Prompt: Scan the entries below for the word "half" and copy every line where it turns up.

Study material:
## Add 64-output-channel items to split-bf16 Winograd 32-tile kernel

```diff
diff --git a/image-captioning_amd/csrc/conv_wino.hip b/image-captioning_amd/csrc/conv_wino.hip
--- a/image-captioning_amd/csrc/conv_wino.hip
+++ b/image-captioning_amd/csrc/conv_wino.hip
@@ -120,8 +120,9 @@
     return __builtin_amdgcn_mfma_f32_32x32x16_bf16(__builtin_bit_cast(bf16x8, a), __builtin_bit_cast(bf16x8, b), c, 0, 0, 0);
 }
 
-template <int HALVES, bool B3>
+template <int HALVES, bool B3, int NCH = 1>
 __device__ __forceinline__ void wino_body(const Args& a) {
+    static_assert(NCH == 1 || (NCH == 2 && HALVES == 1 && B3), "64-channel items: the split-bf16 32-tile kernel only");
     using namespace wp;
     typedef Cfg<HALVES> C;
     constexpr int NT64 = C::NT, SLOTS = C::SLOTS, BUF = C::BUF;
@@ -131,7 +132,7 @@
     const int wa = wave & 3, th = wave >> 2;
     const int gpi = a.gy * a.gx;
     const int NTG = a.Cout >> 5, KC = a.Cin >> 4, KP = a.Cin >> 5;
-    const int total = a.groups * NTG;
+    const int total = a.groups * (NTG / NCH);
     const __amdgpu_buffer_rsrc_t rsrc = __builtin_amdgcn_make_buffer_rsrc(const_cast<float*>(a.x), 0, (int)a.x_bytes, 0x00020000);
 
     int nb, img, gyi, gxi;
@@ -156,7 +157,7 @@
             doff[n] = in ? (unsigned)(((((long)img * a.H + iy) * a.W + ix) * a.Cin + 4 * c8) * 4) : kOobOffset;
         }
         ubase = a.u + lane + (((long)(4 * wa) * NTG + nb) * KC << 7);
-        ubyte3 = (unsigned)((4 * wa) * NTG + nb) * (unsigned)KC * 3072u;
+        ubyte3 = (unsigned)((4 * wa) * NTG + NCH * nb) * (unsigned)KC * 3072u;
     };
     auto issue_dma_pieces = [&](int pair, int buf, int n0, int n1) {
 #pragma unroll
@@ -177,8 +178,8 @@
     auto load_u = [&](f4 (&dst)[4][2], int kc) { load_u_part(dst, kc, 0, 4); };
     const __amdgpu_buffer_rsrc_t rsrc_u = __builtin_amdgcn_make_buffer_rsrc(const_cast<f4*>(a.u), 0, (int)a.u_bytes, 0x00020000);
     const unsigned ustep3 = (unsigned)NTG * KC * 3 * 1024u;
-    auto load_u3 = [&](u32x4 (&dst)[3], int kc, int b) {
-        const unsigned so = __builtin_amdgcn_readfirstlane(ubyte3 + (unsigned)b * ustep3 + (unsigned)kc * 3072u);
+    auto load_u3 = [&](u32x4 (&dst)[3], int kc, int b, int hc) {
+        const unsigned so = __builtin_amdgcn_readfirstlane(ubyte3 + (unsigned)b * ustep3 + (unsigned)(hc * KC + kc) * 3072u);
         dst[0] = __builtin_bit_cast(u32x4, buf_f4s(rsrc_u, (unsigned)lane * 16u, so));
         dst[1] = __builtin_bit_cast(u32x4, buf_f4s(rsrc_u, (unsigned)lane * 16u, so + 1024u));
         dst[2] = __builtin_bit_cast(u32x4, buf_f4s(rsrc_u, (unsigned)lane * 16u, so + 2048u));
@@ -216,23 +217,107 @@
     issue_dma(0, 0);
     f4 ub[2][4][2];
     u32x4 u3[4][3];
+    u32x4 w0[2][2], w1[2], w2[2];
+    auto load_piece = [&](u32x4& dst, int kc, int b, int hc, int piece) {
+        const unsigned so = __builtin_amdgcn_readfirstlane(ubyte3 + (unsigned)b * ustep3 + (unsigned)(hc * KC + kc) * 3072u + (unsigned)piece * 1024u);
+        dst = __builtin_bit_cast(u32x4, buf_f4s(rsrc_u, (unsigned)lane * 16u, so));
+    };
+    auto load_u3_first = [&]() {
+        if constexpr (NCH == 2) {
+#pragma unroll
+            for (int hc = 0; hc < 2; ++hc) {
+                load_piece(w0[0][hc], 0, 0, hc, 0);
+                load_piece(w1[hc], 0, 0, hc, 1);
+                load_piece(w2[hc], 0, 0, hc, 2);
+                load_piece(w0[1][hc], 0, 1, hc, 0);
+            }
+        } else {
+#pragma unroll
+            for (int b = 0; b < 4; ++b) load_u3(u3[b], 0, b, 0);
+        }
+    };
     if constexpr (B3) {
-#pragma unroll
-        for (int b = 0; b < 4; ++b) load_u3(u3[b], 0, b);
+        load_u3_first();
     } else {
         load_u(ub[0], 0);
     }
     for (;;) {
-        f32x16 acc[4];
-#pragma unroll
-        for (int b = 0; b < 4; ++b)
-#pragma unroll
-            for (int r = 0; r < 16; ++r) acc[b][r] = 0.f;
+        f32x16 acc[NCH][4];
+#pragma unroll
+        for (int hc = 0; hc < NCH; ++hc)
+#pragma unroll
+            for (int b = 0; b < 4; ++b)
+#pragma unroll
+                for (int r = 0; r < 16; ++r) acc[hc][b][r] = 0.f;
         auto pair = [&](int p, auto more_c) {
             constexpr bool more = decltype(more_c)::value;
             asm volatile("s_waitcnt vmcnt(0)" ::: "memory");
             __syncthreads();
-            if constexpr (B3) {
+            if constexpr (B3 && NCH == 2) {
+                f4 t0[4], t1[4];
+                u32x4 V[2][3];
+                auto fetch_col = [&](int hf, int c) {
+                    const unsigned ka = (unsigned)(hf << 6), kb = ka ^ 16u;
+                    const f4 a0 = *reinterpret_cast<const f4*>(smem + (paddr[0][c] ^ ka));
+                    const f4 a1 = *reinterpret_cast<const f4*>(smem + (paddr[1][c] ^ ka));
+                    const f4 b0 = *reinterpret_cast<const f4*>(smem + (paddr[0][c] ^ kb));
+                    const f4 b1 = *reinterpret_cast<const f4*>(smem + (paddr[1][c] ^ kb));
+                    t0[c] = a1 * sgn + a0;
+                    t1[c] = b1 * sgn + b0;
+                };
+                auto prep = [&](u32x4 (&dst)[3], int b) {
+                    const f4 va = b == 0 ? t0[0] - t0[2] : (b == 1 ? t0[1] + t0[2] : (b == 2 ? t0[2] - t0[1] : t0[1] - t0[3]));
+                    const f4 vb = b == 0 ? t1[0] - t1[2] : (b == 1 ? t1[1] + t1[2] : (b == 2 ? t1[2] - t1[1] : t1[1] - t1[3]));
+                    split8(va, vb, dst[0], dst[1], dst[2]);
+                };
+                fetch_col(0, 0);
+                fetch_col(0, 2);
+                prep(V[0], 0);
+#pragma unroll
+                for (int q = 0; q < 8; ++q) {
+                    const int b = q & 3;
+                    __builtin_amdgcn_sched_barrier(0);
+                    if constexpr (more) if (q < NDMA) issue_dma_pieces(p + 1, (p + 1) & 1, q, q + 1);
+                    const u32x4 (&vq)[3] = V[q & 1];
+                    const int kc1 = min(2 * p + ((q + 1) >> 2), KC - 1), kc2 = min(2 * p + ((q + 2) >> 2), KC - 1);
+#pragma unroll
+                    for (int hc = 0; hc < 2; ++hc) acc[hc][b] = mfma_b(w0[q & 1][hc], vq[2], acc[hc][b]);
+#pragma unroll
+                    for (int hc = 0; hc < 2; ++hc) acc[hc][b] = mfma_b(w1[hc], vq[1], acc[hc][b]);
+#pragma unroll
+                    for (int hc = 0; hc < 2; ++hc) acc[hc][b] = mfma_b(w2[hc], vq[0], acc[hc][b]);
+#pragma unroll
+                    for (int hc = 0; hc < 2; ++hc) load_piece(w2[hc], kc1, (q + 1) & 3, hc, 2);
+#pragma unroll
+                    for (int hc = 0; hc < 2; ++hc) acc[hc][b] = mfma_b(w1[hc], vq[0], acc[hc][b]);
+#pragma unroll
+                    for (int hc = 0; hc < 2; ++hc) load_piece(w1[hc], kc1, (q + 1) & 3, hc, 1);
+#pragma unroll
+                    for (int hc = 0; hc < 2; ++hc) acc[hc][b] = mfma_b(w0[q & 1][hc], vq[1], acc[hc][b]);
+#pragma unroll
+                    for (int hc = 0; hc < 2; ++hc) acc[hc][b] = mfma_b(w0[q & 1][hc], vq[0], acc[hc][b]);
+#pragma unroll
+                    for (int hc = 0; hc < 2; ++hc) load_piece(w0[q & 1][hc], kc2, (q + 2) & 3, hc, 0);
+                    if (q == 0) fetch_col(0, 1);
+                    if (q == 1) { fetch_col(0, 3); fetch_col(1, 0); }
+                    if (q == 2) fetch_col(1, 2);
+                    if (q == 3) fetch_col(1, 1);
+                    if (q == 4) fetch_col(1, 3);
+                    if (q < 7) prep(V[(q + 1) & 1], (q + 1) & 3);
+#pragma unroll
+                    for (int m = 0; m < 12; ++m) {
+                        __builtin_amdgcn_sched_group_barrier(0x008, 1, 0);
+                        __builtin_amdgcn_sched_group_barrier(0x020, 1, 0);
+                        __builtin_amdgcn_sched_group_barrier(0x002, 6, 0);
+                    }
+                    __builtin_amdgcn_sched_barrier(0);
+                }
+#pragma unroll
+                for (int rr = 0; rr < 2; ++rr)
+#pragma unroll
+                    for (int c = 0; c < 4; ++c) paddr[rr][c] ^= (unsigned)BUF;
+                return;
+            } else if constexpr (B3) {
                 f4 dA[2][4], dB[2][4], t0[4], t1[4];
                 u32x4 V[2][3];
                 auto make_t = [&]() {
@@ -259,15 +344,15 @@
                     __builtin_amdgcn_sched_barrier(0);
                     if constexpr (more) if (q < NDMA) issue_dma_pieces(p + 1, (p + 1) & 1, q, q + 1);
                     const u32x4 (&vq)[3] = V[q & 1];
-                    acc[b] = mfma_b(u3[b][0], vq[2], acc[b]);
-                    acc[b] = mfma_b(u3[b][1], vq[1], acc[b]);
-                    acc[b] = mfma_b(u3[b][2], vq[0], acc[b]);
-                    acc[b] = mfma_b(u3[b][1], vq[0], acc[b]);
-                    acc[b] = mfma_b(u3[b][0], vq[1], acc[b]);
-                    acc[b] = mfma_b(u3[b][0], vq[0], acc[b]);
+                    acc[0][b] = mfma_b(u3[b][0], vq[2], acc[0][b]);
+                    acc[0][b] = mfma_b(u3[b][1], vq[1], acc[0][b]);
+                    acc[0][b] = mfma_b(u3[b][2], vq[0], acc[0][b]);
+                    acc[0][b] = mfma_b(u3[b][1], vq[0], acc[0][b]);
+                    acc[0][b] = mfma_b(u3[b][0], vq[1], acc[0][b]);
+                    acc[0][b] = mfma_b(u3[b][0], vq[0], acc[0][b]);
                     if (q == 3) make_t();
                     if (q < 7) prep(V[(q + 1) & 1], (q + 1) & 3);
-                    load_u3(u3[b], min(2 * p + half + 1, KC - 1), b);
+                    load_u3(u3[b], min(2 * p + half + 1, KC - 1), b, 0);
 #pragma unroll
                     for (int m = 0; m < 6; ++m) {
                         __builtin_amdgcn_sched_group_barrier(0x008, 1, 0);
@@ -296,7 +381,7 @@
 #pragma unroll
                 for (int e = 0; e < 2; ++e)
 #pragma unroll
-                    for (int b = 0; b < 4; ++b) acc[b] = __builtin_amdgcn_mfma_f32_32x32x2f32(ub[half][b][j][e], vcur[b][e], acc[b], 0, 0, 0);
+                    for (int b = 0; b < 4; ++b) acc[0][b] = __builtin_amdgcn_mfma_f32_32x32x2f32(ub[half][b][j][e], vcur[b][e], acc[0][b], 0, 0, 0);
 #pragma unroll
                 for (int m = 0; m < 8; ++m) {
                     __builtin_amdgcn_sched_group_barrier(0x008, 1, 0);
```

Response to the exercise:
-                    load_u3(u3[b], min(2 * p + half + 1, KC - 1), b);
+                    load_u3(u3[b], min(2 * p + half + 1, KC - 1), b, 0);
-                    for (int b = 0; b < 4; ++b) acc[b] = __builtin_amdgcn_mfma_f32_32x32x2f32(ub[half][b][j][e], vcur[b][e], acc[b], 0, 0, 0);
+                    for (int b = 0; b < 4; ++b) acc[0][b] = __builtin_amdgcn_mfma_f32_32x32x2f32(ub[half][b][j][e], vcur[b][e], acc[0][b], 0, 0, 0);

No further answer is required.